> **Problem requirements**:
Return every entry exactly as written.

The data Block Start

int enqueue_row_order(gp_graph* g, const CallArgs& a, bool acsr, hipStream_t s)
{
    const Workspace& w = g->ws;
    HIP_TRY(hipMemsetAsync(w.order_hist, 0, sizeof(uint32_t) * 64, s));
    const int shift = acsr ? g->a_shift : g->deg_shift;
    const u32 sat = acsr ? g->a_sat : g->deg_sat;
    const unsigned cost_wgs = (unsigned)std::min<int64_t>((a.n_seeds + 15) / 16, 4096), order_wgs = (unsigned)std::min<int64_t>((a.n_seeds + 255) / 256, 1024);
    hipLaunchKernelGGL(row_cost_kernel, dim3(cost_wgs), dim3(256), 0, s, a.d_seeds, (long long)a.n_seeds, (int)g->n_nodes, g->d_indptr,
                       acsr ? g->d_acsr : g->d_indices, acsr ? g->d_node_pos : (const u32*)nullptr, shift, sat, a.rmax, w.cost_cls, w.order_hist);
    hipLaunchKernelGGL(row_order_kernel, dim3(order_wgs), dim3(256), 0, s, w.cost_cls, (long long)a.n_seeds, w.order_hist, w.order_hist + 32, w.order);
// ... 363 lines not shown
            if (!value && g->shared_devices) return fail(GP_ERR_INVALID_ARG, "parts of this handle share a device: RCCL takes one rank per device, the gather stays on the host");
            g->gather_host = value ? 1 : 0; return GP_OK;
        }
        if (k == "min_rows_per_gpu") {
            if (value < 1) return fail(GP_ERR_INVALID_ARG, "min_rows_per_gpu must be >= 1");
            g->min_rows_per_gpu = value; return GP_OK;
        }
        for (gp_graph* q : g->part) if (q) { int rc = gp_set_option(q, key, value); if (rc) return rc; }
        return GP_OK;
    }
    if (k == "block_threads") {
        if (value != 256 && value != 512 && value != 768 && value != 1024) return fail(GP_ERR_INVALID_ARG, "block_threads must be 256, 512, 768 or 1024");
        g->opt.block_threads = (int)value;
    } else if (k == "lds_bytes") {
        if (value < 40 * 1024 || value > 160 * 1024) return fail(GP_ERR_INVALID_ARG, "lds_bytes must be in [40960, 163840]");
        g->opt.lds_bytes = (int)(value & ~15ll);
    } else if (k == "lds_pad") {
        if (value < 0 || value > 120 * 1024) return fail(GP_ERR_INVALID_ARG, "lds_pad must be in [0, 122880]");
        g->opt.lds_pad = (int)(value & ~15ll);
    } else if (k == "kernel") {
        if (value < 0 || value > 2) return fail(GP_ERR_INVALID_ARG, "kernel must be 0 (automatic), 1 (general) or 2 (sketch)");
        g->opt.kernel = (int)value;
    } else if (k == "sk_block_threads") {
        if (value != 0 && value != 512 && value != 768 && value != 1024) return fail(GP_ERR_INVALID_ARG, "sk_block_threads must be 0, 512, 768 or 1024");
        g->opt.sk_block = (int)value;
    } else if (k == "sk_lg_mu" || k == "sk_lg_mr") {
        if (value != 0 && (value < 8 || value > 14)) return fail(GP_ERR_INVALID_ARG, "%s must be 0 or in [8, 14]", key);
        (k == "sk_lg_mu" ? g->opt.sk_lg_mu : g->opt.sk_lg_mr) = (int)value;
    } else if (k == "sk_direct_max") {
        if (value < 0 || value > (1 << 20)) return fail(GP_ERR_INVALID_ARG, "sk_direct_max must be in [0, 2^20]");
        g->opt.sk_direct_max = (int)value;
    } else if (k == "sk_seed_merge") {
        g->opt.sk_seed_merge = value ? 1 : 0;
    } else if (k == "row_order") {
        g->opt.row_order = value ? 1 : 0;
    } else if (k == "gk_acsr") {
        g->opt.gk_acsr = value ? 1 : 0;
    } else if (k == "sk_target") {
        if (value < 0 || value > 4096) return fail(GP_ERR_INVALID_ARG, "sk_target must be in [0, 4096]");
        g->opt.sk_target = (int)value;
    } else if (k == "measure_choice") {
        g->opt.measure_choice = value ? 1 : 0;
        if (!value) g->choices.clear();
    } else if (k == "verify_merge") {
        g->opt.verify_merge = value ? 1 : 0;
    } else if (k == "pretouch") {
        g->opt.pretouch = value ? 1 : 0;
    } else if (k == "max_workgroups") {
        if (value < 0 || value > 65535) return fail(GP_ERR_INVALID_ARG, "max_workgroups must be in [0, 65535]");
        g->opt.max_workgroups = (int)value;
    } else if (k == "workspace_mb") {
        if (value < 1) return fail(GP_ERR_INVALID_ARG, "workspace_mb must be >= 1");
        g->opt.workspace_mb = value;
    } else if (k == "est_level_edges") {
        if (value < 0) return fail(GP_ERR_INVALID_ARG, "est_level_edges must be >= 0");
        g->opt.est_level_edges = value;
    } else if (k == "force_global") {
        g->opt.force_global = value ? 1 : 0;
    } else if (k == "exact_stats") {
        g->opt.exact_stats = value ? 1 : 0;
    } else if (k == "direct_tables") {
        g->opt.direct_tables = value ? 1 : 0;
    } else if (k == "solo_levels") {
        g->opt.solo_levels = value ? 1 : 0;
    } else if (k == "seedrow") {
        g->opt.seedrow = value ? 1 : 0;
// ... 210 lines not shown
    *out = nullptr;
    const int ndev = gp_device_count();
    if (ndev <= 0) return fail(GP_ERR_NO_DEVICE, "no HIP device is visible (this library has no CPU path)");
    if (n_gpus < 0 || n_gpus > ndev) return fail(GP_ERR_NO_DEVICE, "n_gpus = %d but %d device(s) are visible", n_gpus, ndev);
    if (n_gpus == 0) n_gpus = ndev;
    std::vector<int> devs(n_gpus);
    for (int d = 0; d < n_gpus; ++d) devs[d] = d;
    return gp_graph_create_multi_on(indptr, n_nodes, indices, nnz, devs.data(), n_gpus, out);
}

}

The data Block End

> **Response**:
int enqueue_row_order(gp_graph* g, const CallArgs& a, bool acsr, hipStream_t s)
{
    const Workspace& w = g->ws;
    HIP_TRY(hipMemsetAsync(w.order_hist, 0, sizeof(uint32_t) * 64, s));
    const int shift = acsr ? g->a_shift : g->deg_shift;
    const u32 sat = acsr ? g->a_sat : g->deg_sat;
    const unsigned cost_wgs = (unsigned)std::min<int64_t>((a.n_seeds + 15) / 16, 4096), order_wgs = (unsigned)std::min<int64_t>((a.n_seeds + 255) / 256, 1024);
    hipLaunchKernelGGL(row_cost_kernel, dim3(cost_wgs), dim3(256), 0, s, a.d_seeds, (long long)a.n_seeds, (int)g->n_nodes, g->d_indptr,
                       acsr ? g->d_acsr : g->d_indices, acsr ? g->d_node_pos : (const u32*)nullptr, shift, sat, a.rmax, w.cost_cls, w.order_hist);
    hipLaunchKernelGGL(row_order_kernel, dim3(order_wgs), dim3(256), 0, s, w.cost_cls, (long long)a.n_seeds, w.order_hist, w.order_hist + 32, w.order);
// ... 363 lines not shown
            if (!value && g->shared_devices) return fail(GP_ERR_INVALID_ARG, "parts of this handle share a device: RCCL takes one rank per device, the gather stays on the host");
            g->gather_host = value ? 1 : 0; return GP_OK;
        }
        if (k == "min_rows_per_gpu") {
            if (value < 1) return fail(GP_ERR_INVALID_ARG, "min_rows_per_gpu must be >= 1");
            g->min_rows_per_gpu = value; return GP_OK;
        }
        for (gp_graph* q : g->part) if (q) { int rc = gp_set_option(q, key, value); if (rc) return rc; }
        return GP_OK;
    }
    if (k == "block_threads") {
        if (value != 256 && value != 512 && value != 768 && value != 1024) return fail(GP_ERR_INVALID_ARG, "block_threads must be 256, 512, 768 or 1024");
        g->opt.block_threads = (int)value;
    } else if (k == "lds_bytes") {
        if (value < 40 * 1024 || value > 160 * 1024) return fail(GP_ERR_INVALID_ARG, "lds_bytes must be in [40960, 163840]");
        g->opt.lds_bytes = (int)(value & ~15ll);
    } else if (k == "lds_pad") {
        if (value < 0 || value > 120 * 1024) return fail(GP_ERR_INVALID_ARG, "lds_pad must be in [0, 122880]");
        g->opt.lds_pad = (int)(value & ~15ll);
    } else if (k == "kernel") {
        if (value < 0 || value > 2) return fail(GP_ERR_INVALID_ARG, "kernel must be 0 (automatic), 1 (general) or 2 (sketch)");
        g->opt.kernel = (int)value;
    } else if (k == "sk_block_threads") {
        if (value != 0 && value != 512 && value != 768 && value != 1024) return fail(GP_ERR_INVALID_ARG, "sk_block_threads must be 0, 512, 768 or 1024");
        g->opt.sk_block = (int)value;
    } else if (k == "sk_lg_mu" || k == "sk_lg_mr") {
        if (value != 0 && (value < 8 || value > 14)) return fail(GP_ERR_INVALID_ARG, "%s must be 0 or in [8, 14]", key);
        (k == "sk_lg_mu" ? g->opt.sk_lg_mu : g->opt.sk_lg_mr) = (int)value;
    } else if (k == "sk_direct_max") {
        if (value < 0 || value > (1 << 20)) return fail(GP_ERR_INVALID_ARG, "sk_direct_max must be in [0, 2^20]");
        g->opt.sk_direct_max = (int)value;
    } else if (k == "sk_seed_merge") {
        g->opt.sk_seed_merge = value ? 1 : 0;
    } else if (k == "row_order") {
        g->opt.row_order = value ? 1 : 0;
    } else if (k == "gk_acsr") {
        g->opt.gk_acsr = value ? 1 : 0;
    } else if (k == "sk_target") {
        if (value < 0 || value > 4096) return fail(GP_ERR_INVALID_ARG, "sk_target must be in [0, 4096]");
        g->opt.sk_target = (int)value;
    } else if (k == "measure_choice") {
        g->opt.measure_choice = value ? 1 : 0;
        if (!value) g->choices.clear();
    } else if (k == "verify_merge") {
        g->opt.verify_merge = value ? 1 : 0;
    } else if (k == "pretouch") {
        g->opt.pretouch = value ? 1 : 0;
    } else if (k == "max_workgroups") {
        if (value < 0 || value > 65535) return fail(GP_ERR_INVALID_ARG, "max_workgroups must be in [0, 65535]");
        g->opt.max_workgroups = (int)value;
    } else if (k == "workspace_mb") {
        if (value < 1) return fail(GP_ERR_INVALID_ARG, "workspace_mb must be >= 1");
        g->opt.workspace_mb = value;
    } else if (k == "est_level_edges") {
        if (value < 0) return fail(GP_ERR_INVALID_ARG, "est_level_edges must be >= 0");
        g->opt.est_level_edges = value;
    } else if (k == "force_global") {
        g->opt.force_global = value ? 1 : 0;
    } else if (k == "exact_stats") {
        g->opt.exact_stats = value ? 1 : 0;
    } else if (k == "direct_tables") {
        g->opt.direct_tables = value ? 1 : 0;
    } else if (k == "solo_levels") {
        g->opt.solo_levels = value ? 1 : 0;
    } else if (k == "seedrow") {
        g->opt.seedrow = value ? 1 : 0;
// ... 210 lines not shown
    *out = nullptr;
    const int ndev = gp_device_count();
    if (ndev <= 0) return fail(GP_ERR_NO_DEVICE, "no HIP device is visible (this library has no CPU path)");
    if (n_gpus < 0 || n_gpus > ndev) return fail(GP_ERR_NO_DEVICE, "n_gpus = %d but %d device(s) are visible", n_gpus, ndev);
    if (n_gpus == 0) n_gpus = ndev;
    std::vector<int> devs(n_gpus);
    for (int d = 0; d < n_gpus; ++d) devs[d] = d;
    return gp_graph_create_multi_on(indptr, n_nodes, indices, nnz, devs.data(), n_gpus, out);
}

}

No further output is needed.